*** DATA FOR ANALYSIS ***

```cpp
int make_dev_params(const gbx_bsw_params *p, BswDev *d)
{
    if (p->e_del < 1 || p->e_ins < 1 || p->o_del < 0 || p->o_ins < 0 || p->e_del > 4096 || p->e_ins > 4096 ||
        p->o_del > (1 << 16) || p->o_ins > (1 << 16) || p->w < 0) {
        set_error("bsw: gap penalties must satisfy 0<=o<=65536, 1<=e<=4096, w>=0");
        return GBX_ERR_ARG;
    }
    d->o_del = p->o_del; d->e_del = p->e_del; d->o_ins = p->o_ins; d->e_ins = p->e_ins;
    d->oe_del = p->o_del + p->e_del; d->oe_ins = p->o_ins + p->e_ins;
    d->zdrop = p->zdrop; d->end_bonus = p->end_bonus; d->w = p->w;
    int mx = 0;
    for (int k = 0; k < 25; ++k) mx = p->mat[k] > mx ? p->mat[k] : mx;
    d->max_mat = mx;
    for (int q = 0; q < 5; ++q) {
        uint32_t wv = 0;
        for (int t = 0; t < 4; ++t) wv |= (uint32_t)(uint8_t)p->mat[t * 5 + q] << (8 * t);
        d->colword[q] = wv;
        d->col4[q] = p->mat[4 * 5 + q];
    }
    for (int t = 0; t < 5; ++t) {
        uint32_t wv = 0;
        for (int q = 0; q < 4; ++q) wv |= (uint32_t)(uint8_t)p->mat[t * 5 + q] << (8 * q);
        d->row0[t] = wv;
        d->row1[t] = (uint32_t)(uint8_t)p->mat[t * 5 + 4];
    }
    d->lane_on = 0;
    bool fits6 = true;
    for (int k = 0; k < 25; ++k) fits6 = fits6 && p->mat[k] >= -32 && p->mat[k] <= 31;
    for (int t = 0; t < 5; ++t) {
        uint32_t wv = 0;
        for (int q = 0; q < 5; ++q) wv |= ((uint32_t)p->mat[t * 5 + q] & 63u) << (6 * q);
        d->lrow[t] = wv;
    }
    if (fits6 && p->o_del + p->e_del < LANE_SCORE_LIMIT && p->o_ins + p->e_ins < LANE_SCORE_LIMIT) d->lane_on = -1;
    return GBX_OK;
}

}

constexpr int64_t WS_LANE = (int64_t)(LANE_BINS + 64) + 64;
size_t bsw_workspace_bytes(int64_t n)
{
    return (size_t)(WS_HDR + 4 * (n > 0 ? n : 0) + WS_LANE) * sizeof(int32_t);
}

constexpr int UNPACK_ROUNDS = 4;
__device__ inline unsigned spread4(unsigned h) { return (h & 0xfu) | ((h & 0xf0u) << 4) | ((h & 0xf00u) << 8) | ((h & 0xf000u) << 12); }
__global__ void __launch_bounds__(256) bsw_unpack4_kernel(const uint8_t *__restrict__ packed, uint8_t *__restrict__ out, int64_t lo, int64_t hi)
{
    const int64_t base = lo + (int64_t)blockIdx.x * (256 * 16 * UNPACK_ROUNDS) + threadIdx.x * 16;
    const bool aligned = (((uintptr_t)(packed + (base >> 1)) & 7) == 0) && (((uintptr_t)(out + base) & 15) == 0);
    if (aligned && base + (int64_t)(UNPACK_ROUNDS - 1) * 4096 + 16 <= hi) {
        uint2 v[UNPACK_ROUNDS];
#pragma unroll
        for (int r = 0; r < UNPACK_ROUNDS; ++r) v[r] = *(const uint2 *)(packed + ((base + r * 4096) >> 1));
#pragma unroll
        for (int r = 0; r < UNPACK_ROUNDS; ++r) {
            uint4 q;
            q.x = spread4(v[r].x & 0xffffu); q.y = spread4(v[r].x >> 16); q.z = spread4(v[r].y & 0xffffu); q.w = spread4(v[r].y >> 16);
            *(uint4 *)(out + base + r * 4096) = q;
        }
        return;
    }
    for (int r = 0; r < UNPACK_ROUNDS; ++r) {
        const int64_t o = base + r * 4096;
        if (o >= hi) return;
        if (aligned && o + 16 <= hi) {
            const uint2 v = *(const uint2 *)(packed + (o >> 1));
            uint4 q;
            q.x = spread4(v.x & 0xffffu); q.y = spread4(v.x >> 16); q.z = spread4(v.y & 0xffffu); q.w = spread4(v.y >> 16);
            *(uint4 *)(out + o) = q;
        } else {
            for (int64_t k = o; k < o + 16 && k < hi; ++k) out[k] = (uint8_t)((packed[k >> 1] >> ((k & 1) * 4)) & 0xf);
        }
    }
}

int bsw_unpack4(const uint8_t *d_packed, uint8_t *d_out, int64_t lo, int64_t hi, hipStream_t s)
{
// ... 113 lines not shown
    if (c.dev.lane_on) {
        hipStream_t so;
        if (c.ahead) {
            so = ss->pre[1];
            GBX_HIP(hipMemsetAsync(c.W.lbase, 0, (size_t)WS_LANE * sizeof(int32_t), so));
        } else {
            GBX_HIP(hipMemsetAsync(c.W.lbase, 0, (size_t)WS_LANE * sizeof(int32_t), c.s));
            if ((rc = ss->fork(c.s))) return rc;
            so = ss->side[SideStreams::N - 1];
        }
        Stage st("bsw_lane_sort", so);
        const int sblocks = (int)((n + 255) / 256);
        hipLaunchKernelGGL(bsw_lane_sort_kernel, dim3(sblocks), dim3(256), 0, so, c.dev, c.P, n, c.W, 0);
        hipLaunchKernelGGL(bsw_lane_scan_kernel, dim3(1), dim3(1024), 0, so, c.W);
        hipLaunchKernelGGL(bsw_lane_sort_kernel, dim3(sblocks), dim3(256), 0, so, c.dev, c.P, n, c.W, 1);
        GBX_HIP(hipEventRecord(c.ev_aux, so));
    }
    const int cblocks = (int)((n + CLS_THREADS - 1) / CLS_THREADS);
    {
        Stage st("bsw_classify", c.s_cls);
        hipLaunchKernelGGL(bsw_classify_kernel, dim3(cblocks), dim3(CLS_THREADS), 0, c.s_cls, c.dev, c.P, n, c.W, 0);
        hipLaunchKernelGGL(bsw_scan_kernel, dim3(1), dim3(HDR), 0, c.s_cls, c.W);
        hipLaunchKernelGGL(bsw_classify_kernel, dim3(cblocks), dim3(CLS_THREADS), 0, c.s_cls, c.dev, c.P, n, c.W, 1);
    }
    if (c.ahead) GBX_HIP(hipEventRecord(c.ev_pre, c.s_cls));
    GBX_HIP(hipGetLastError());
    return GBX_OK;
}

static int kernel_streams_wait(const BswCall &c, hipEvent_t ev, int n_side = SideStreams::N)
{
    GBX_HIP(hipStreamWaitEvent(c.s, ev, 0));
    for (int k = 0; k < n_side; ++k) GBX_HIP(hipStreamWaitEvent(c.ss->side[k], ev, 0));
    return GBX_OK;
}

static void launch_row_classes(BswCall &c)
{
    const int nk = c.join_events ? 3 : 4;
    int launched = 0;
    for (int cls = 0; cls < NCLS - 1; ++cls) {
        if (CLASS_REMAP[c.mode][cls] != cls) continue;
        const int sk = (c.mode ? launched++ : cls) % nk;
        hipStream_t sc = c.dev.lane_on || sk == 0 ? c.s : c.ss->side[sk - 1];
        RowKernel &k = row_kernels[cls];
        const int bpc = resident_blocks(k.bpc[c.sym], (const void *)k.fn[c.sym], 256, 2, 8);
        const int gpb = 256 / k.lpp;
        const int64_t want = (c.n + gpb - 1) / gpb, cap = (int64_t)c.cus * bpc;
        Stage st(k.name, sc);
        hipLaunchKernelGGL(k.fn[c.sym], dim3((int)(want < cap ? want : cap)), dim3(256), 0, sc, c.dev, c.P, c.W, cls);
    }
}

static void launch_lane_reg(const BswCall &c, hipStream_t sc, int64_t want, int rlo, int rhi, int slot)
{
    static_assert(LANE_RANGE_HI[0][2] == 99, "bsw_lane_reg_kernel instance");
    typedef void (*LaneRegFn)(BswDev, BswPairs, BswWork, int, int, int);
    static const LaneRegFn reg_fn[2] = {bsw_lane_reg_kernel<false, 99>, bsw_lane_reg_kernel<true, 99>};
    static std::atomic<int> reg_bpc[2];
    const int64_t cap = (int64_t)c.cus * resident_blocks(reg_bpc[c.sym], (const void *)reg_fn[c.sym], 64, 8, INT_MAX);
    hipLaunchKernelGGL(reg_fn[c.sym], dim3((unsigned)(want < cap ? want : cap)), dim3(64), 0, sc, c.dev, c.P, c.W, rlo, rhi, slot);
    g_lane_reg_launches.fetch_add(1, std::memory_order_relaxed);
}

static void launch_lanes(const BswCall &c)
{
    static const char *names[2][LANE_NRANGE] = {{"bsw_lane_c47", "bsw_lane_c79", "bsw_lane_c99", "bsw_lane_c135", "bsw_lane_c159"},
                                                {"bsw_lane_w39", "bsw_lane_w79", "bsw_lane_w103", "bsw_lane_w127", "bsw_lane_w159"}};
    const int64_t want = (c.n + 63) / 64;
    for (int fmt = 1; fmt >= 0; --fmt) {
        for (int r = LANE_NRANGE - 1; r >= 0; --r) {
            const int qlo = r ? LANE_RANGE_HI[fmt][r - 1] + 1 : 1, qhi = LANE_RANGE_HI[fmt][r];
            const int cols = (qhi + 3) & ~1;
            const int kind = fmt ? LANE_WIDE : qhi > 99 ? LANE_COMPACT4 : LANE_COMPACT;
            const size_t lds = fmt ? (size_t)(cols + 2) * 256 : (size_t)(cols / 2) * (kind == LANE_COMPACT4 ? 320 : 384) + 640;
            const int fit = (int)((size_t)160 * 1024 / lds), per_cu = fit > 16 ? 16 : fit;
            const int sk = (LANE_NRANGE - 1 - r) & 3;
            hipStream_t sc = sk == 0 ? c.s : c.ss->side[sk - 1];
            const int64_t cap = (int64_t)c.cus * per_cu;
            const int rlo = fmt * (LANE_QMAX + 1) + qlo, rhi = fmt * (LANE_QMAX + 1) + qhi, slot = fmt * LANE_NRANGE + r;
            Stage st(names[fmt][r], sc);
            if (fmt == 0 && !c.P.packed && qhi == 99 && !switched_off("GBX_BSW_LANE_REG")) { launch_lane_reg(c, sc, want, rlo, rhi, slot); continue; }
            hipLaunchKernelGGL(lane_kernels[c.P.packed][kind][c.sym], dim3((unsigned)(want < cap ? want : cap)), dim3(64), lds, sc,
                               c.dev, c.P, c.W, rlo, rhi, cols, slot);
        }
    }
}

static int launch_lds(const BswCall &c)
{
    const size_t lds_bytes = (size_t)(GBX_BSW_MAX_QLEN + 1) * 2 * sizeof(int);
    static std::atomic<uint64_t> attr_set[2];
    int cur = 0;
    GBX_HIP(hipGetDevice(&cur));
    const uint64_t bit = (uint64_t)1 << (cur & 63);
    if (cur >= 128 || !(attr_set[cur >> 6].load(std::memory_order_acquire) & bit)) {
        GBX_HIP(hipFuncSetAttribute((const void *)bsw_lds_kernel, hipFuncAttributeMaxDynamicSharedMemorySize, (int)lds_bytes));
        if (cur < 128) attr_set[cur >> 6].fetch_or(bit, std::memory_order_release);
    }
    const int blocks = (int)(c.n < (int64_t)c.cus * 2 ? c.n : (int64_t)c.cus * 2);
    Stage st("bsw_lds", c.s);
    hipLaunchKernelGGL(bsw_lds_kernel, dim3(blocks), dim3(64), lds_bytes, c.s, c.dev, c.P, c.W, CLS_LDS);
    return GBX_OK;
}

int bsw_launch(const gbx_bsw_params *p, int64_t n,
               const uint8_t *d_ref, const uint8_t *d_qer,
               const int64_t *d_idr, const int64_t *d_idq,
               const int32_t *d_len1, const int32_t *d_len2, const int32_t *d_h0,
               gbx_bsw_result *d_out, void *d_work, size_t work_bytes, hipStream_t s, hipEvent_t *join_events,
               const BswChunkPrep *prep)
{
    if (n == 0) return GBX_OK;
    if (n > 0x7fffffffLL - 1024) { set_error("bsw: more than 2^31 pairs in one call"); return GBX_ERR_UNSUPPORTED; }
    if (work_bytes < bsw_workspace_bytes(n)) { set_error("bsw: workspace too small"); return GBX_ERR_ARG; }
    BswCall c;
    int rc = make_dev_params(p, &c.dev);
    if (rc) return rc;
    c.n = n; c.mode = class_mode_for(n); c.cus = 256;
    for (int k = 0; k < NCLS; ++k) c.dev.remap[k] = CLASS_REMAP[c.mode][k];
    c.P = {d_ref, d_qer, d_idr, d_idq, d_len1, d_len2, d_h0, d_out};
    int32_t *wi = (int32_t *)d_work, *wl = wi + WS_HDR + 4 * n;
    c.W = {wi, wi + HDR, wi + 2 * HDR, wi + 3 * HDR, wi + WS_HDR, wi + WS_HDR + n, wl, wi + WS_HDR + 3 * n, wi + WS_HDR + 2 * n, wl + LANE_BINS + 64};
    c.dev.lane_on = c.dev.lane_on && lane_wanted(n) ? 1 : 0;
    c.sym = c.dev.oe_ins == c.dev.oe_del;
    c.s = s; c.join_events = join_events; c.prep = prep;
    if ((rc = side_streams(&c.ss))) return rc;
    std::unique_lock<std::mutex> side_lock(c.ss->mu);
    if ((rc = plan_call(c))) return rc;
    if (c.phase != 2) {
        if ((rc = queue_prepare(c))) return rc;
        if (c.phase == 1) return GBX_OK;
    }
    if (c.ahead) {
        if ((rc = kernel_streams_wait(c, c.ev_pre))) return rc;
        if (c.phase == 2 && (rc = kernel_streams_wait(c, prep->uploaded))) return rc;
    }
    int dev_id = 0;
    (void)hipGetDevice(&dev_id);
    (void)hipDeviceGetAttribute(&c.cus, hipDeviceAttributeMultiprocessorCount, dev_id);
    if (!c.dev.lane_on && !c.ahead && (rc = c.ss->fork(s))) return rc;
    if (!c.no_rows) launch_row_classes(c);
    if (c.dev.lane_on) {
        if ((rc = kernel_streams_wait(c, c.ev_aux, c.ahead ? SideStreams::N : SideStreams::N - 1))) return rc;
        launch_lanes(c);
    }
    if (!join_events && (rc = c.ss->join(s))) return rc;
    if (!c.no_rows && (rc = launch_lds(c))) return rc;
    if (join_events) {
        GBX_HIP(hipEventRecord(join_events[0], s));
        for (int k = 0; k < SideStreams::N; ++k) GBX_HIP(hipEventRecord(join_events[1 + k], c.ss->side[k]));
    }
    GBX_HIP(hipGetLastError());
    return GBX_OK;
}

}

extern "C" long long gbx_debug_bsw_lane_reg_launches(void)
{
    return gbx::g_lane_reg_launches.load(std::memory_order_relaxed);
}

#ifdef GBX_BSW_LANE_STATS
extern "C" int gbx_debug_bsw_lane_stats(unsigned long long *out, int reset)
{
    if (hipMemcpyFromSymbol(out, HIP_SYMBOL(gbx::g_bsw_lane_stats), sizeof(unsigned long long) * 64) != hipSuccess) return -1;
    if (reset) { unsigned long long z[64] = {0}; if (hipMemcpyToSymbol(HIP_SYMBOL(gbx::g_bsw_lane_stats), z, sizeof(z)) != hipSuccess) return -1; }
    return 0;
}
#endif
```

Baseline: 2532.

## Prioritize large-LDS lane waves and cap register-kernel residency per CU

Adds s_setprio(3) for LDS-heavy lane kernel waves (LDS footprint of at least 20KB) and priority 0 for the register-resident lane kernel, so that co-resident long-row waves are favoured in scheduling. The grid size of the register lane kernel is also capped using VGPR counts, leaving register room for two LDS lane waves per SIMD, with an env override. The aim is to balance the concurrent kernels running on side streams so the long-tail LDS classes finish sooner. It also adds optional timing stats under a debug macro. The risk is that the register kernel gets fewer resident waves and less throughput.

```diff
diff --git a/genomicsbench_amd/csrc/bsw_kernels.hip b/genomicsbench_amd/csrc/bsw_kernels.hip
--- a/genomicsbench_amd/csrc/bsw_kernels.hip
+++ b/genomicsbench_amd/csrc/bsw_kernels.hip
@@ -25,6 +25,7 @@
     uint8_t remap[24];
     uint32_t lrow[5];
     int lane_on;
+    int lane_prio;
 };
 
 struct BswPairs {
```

*** End of DATA FOR ANALYSIS ***

## WHAT YOU HAVE TO DO
Search the lines above for the string "cols" and copy each line that has it.

## OUTPUT OF THE EXERCISE
            const int cols = (qhi + 3) & ~1;
            const size_t lds = fmt ? (size_t)(cols + 2) * 256 : (size_t)(cols / 2) * (kind == LANE_COMPACT4 ? 320 : 384) + 640;
                               c.dev, c.P, c.W, rlo, rhi, cols, slot);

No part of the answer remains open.